During the use, the output shaft of driving motor 3 passes through rolling bearing and drives the inside dwang 4 of preventing stifled cover 2 and rotate, thereby make the inside impeller 9 of movable groove 10 rotate, realize preventing that stifled cover 2 outside mud inhales from sunction inlet 5 through the rotation of impeller 9, then discharge mud through discharge pipe 11, at the in-process of work, thereby dwang 4 rotates and drives surperficial anti-blocking rod 7 and rotate, utilize and prevent near the mud piece of sunction inlet 5 with preventing stifled rod 7 and smash, avoid the mud piece to cause the jam to sunction inlet 5 on preventing stifled cover 2 surface effectively, improve the work efficiency of mud pump.
To sum up the above
In the invention, the first installation block is fixedly connected to the surface of the rotating rod, the anti-blocking rods are fixedly connected to two sides of the first installation block, one ends of the two anti-blocking rods are positioned in the suction inlet, the rotating rod rotates to drive the anti-blocking rods on the surface to rotate in the working process, the anti-blocking rods are utilized to break mud blocks near the suction inlet, the blockage of the mud blocks on the suction inlet on the surface of the anti-blocking cover is effectively avoided, and the working efficiency of the mud pump is improved.
Simultaneously, drive through the driving motor output shaft through rolling bearing and prevent that the inside dwang of stifled cover rotates to make the inside impeller of movable groove rotate, realize preventing stifled cover outside mud from the sunction inlet suction through the rotation of impeller, then discharge mud through the discharge pipe, can avoid the impeller to suffer the jam in the course of the work effectively.
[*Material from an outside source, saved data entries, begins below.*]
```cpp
struct EvpArgs {
    EvpScalars p;
    int nx, ny;
    size_t plane;
    int gx, gy, ntiles;
    int xcdmap;
    const int *tile_list;
    int tile_count;
    int last;
    const int4 *blk;
    const uint8_t *mask;
// ... 41 lines not shown
    const uint8_t *uperm;
    const uint8_t *late_waves;
    const uint8_t *nact;
    const uint8_t *nlate;
    int *cuload;
    unsigned long long *prof;
    int dbg;
    int par0;
    const int2 *rimg;
    void *const *peer_rec;
    const size_t *peer_rstride;
    unsigned long long timeout_ticks;
    const int *seam;
    int tfold;
    const int *img3;
    void *rec_raw[2];
    const int2 *rraw;
    void *const *peer_raw;
    const size_t *peer_raw_stride;
};
#ifndef EVP_RES2_RANGE_DEFAULT
#define EVP_RES2_RANGE_DEFAULT 1
#endif
#ifdef CICE_EVP_HIP_TESTING
hipError_t evp_range_math_probe(long long n, const double *x, const double *num, const double *den, double *sqrt_lib, double *sqrt_core,
                                double *div_lib, double *div_core, unsigned char *verdict, hipStream_t st);
#endif
int evp_resident2_max_blocks_per_cu(bool strict, int cap, unsigned flags, int logw, bool remote, bool coop = false);
bool evp_resident2_coop_built(bool strict, int cap, int logw, bool remote);
bool evp_resident2_lean_built(bool strict, int cap, int logw, bool remote);
void evp_launch_resident2(const EvpArgs &A, const EvpResident2 &R, int max_ni, int max_nj, int logw,
                          bool strict, int cap, int lean, hipStream_t st);

#ifndef EVP_MARCH_PAD
#define EVP_MARCH_PAD 4
#endif
#define EVP_MARCH_KMAX EVP_MARCH_PAD
#define EVP_MARCH_OWN (64 - 2 * EVP_MARCH_PAD)
#define EVP_MARCH_S_NF 14
#define EVP_MARCH_C_NF 13
#define EVP_MARCH_O_NF 5
#define EVP_MARCH_D_NF 4
#define EVP_MARCH_NODUP 0xffffffffu
struct EvpMarch {
    EvpScalars p;
    double deltaminEVP;
// ... 349 lines not shown
```

### cice_amd/csrc/evp_host_resident.cpp

```cpp
#include "evp_host.h"
#include "rim_plan.h"

namespace evp_host {

bool tripole_seam() { return (S.n_seam + S.n_pole + S.n_late) > 0 || S.plan.tail > 0 || !S.plan.fin_dst.empty(); }

static bool tfold_image(size_t k)
{
    if (!S.plan.tfold) return false;
    const int dst = S.plan.local_dst[k];
    const int b = dst / (int)S.plane, r = dst % (int)S.plane, j = r / S.d.nx_block + 1, i = r % S.d.nx_block + 1;
    return i >= S.ilo[b] && i <= S.ihi[b] && j >= S.jlo[b] && j <= S.jhi[b];
}

bool resident_possible(bool with_peers)
{
    if (!with_peers && !S.plan.peers.empty()) return false;
    if (S.plan.tfold) {
        for (const HaloPeer &p : S.plan.peers)
            for (int k = 0; k < p.n_ghost_recv; ++k) {
                const int dst = p.recv_dst[k];
                const int b = dst / (int)S.plane, r = dst % (int)S.plane, j = r / S.d.nx_block + 1, i = r % S.d.nx_block + 1;
                if (i >= S.ilo[b] && i <= S.ihi[b] && j >= S.jlo[b] && j <= S.jhi[b]) return false;
            }
// ... 358 lines not shown
    R.nact = S.res2_nact;
    {
        const int want = env_test("CICE_EVP_HIP_RES_COOP") ? std::atoi(env_test("CICE_EVP_HIP_RES_COOP")) : EVP_RES2_COOP_DEFAULT;
        bool can = want != 0 && S.res2_coop_ok && S.res2_logw == 4 && !S.res_remote &&
                   evp_resident2_coop_built(S.prm.strict != 0, cap_mode(), S.res2_logw, false);
        if (can) {
            hipDeviceProp_t prop;
            const int per_cu = std::min(evp_resident2_max_blocks_per_cu(S.prm.strict != 0, cap_mode(), A.flags, 4, false, true), 8);
            can = hipGetDeviceProperties(&prop, S.device) == hipSuccess &&
                  (long)std::max(S.res2_nlive, 1) * 10 <= (long)per_cu * prop.multiProcessorCount * 9;
        }
        S.res2_coop = can ? 1 : 0;
        R.nlate = can ? S.res2_nlate : nullptr;
    }
    R.cuload = S.res2_cuload;
    R.prof = nullptr;
    if (S.res2_logw == 4 && env_test("CICE_EVP_HIP_RES_PROF") && std::atoi(env_test("CICE_EVP_HIP_RES_PROF"))) {
        if (!S.res2_prof && S.mem.alloc(S.res2_prof, (size_t)S.res2_ntiles * 32)) return -1;
        HIPC(hipMemsetAsync(S.res2_prof, 0, (size_t)S.res2_ntiles * 32 * sizeof(unsigned long long), S.stream));
        R.prof = S.res2_prof;
    }
    const int dbg2 = env_test("CICE_EVP_HIP_RES_DEBUG") ? std::atoi(env_test("CICE_EVP_HIP_RES_DEBUG")) : 0;
    const int want_range = env_test("CICE_EVP_HIP_RES_RANGE") ? std::atoi(env_test("CICE_EVP_HIP_RES_RANGE")) : EVP_RES2_RANGE_DEFAULT;
    R.dbg = dbg2 | (want_range ? 0 : 1024);
    R.seam = S.res2_seam;
    R.tfold = S.plan.tfold ? 1 : 0;
    R.img3 = S.res2_img3;
    R.rec_raw[0] = S.res2_rec_raw[0];
    R.rec_raw[1] = S.res2_rec_raw[1];
    R.rimg = S.res_remote ? S.res2_rimg : nullptr;
    R.peer_rec = S.res2_peer_rec;
    R.peer_rstride = S.res2_peer_rstride;
    R.rraw = S.res_remote ? S.res2_rraw : nullptr;
    R.peer_raw = S.res2_peer_raw;
    R.peer_raw_stride = S.res2_peer_raw_stride;
    const double tmo_ms = env("CICE_EVP_HIP_HALO_TIMEOUT_MS") ? std::atof(env("CICE_EVP_HIP_HALO_TIMEOUT_MS")) : 30000.0;
    R.timeout_ticks = (unsigned long long)((S.res_timeout_ms > 0 ? S.res_timeout_ms : tmo_ms) * 1.0e5);
    R.spin_limit = 4000000u;
    R.err = S.res_err;
    R.pubmap = S.res2_pub;
    R.ring = S.res2_ring;
    R.ring_cnt = S.res2_cnt;
    R.rec[0] = S.res2_rec[0];
    R.rec[1] = S.res2_rec[1];
    if (dry) {
        R.u[0] = S.u[cur0]; R.v[0] = S.v[cur0]; R.u[1] = S.u[cur0]; R.v[1] = S.v[cur0];
    } else {
// ... 134 lines not shown
```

Before the mud is sucked through the suction inlet 5, the method further comprises the following steps:
the anti-blocking slurry pump is detected based on an image detection technology, and the detection steps comprise:
capturing images of the mud at the suction inlet 5 by using an external camera to obtain a large number of image data sets;
preprocessing the acquired image data set based on an image processing platform to acquire a preprocessed image data set;
labeling each picture of the preprocessed image data set by using image labeling software to obtain a real category label of each picture, wherein the real category label comprises: cement mixtures, concrete, sand and stone mixtures;
importing the labeled image data set into a classification network model for iterative training to obtain a trained classification network model;
deploying the trained classification network model on a development board, transplanting the classification network model to an external camera, acquiring images of the mud in the suction inlet 5, introducing the acquired images into the trained classification network model, controlling the discharge pipe 11 to move to a container mouth of the cement mixture when the output result is that the mud in the suction inlet 5 is detected as the cement mixture through the external camera, controlling the discharge pipe 11 to move to the container mouth of the concrete when the output result is that the mud in the suction inlet 5 is detected as the concrete through the external camera, and controlling the discharge pipe 11 to move to the container mouth of the sand mixture when the output result is that the mud in the suction inlet 5 is detected as the sand mixture through the external camera, wherein the acquisition detection result comprises: the slurry in the anti-blocking slurry pump is any one or more of a cement mixture, concrete and a sand-stone mixture.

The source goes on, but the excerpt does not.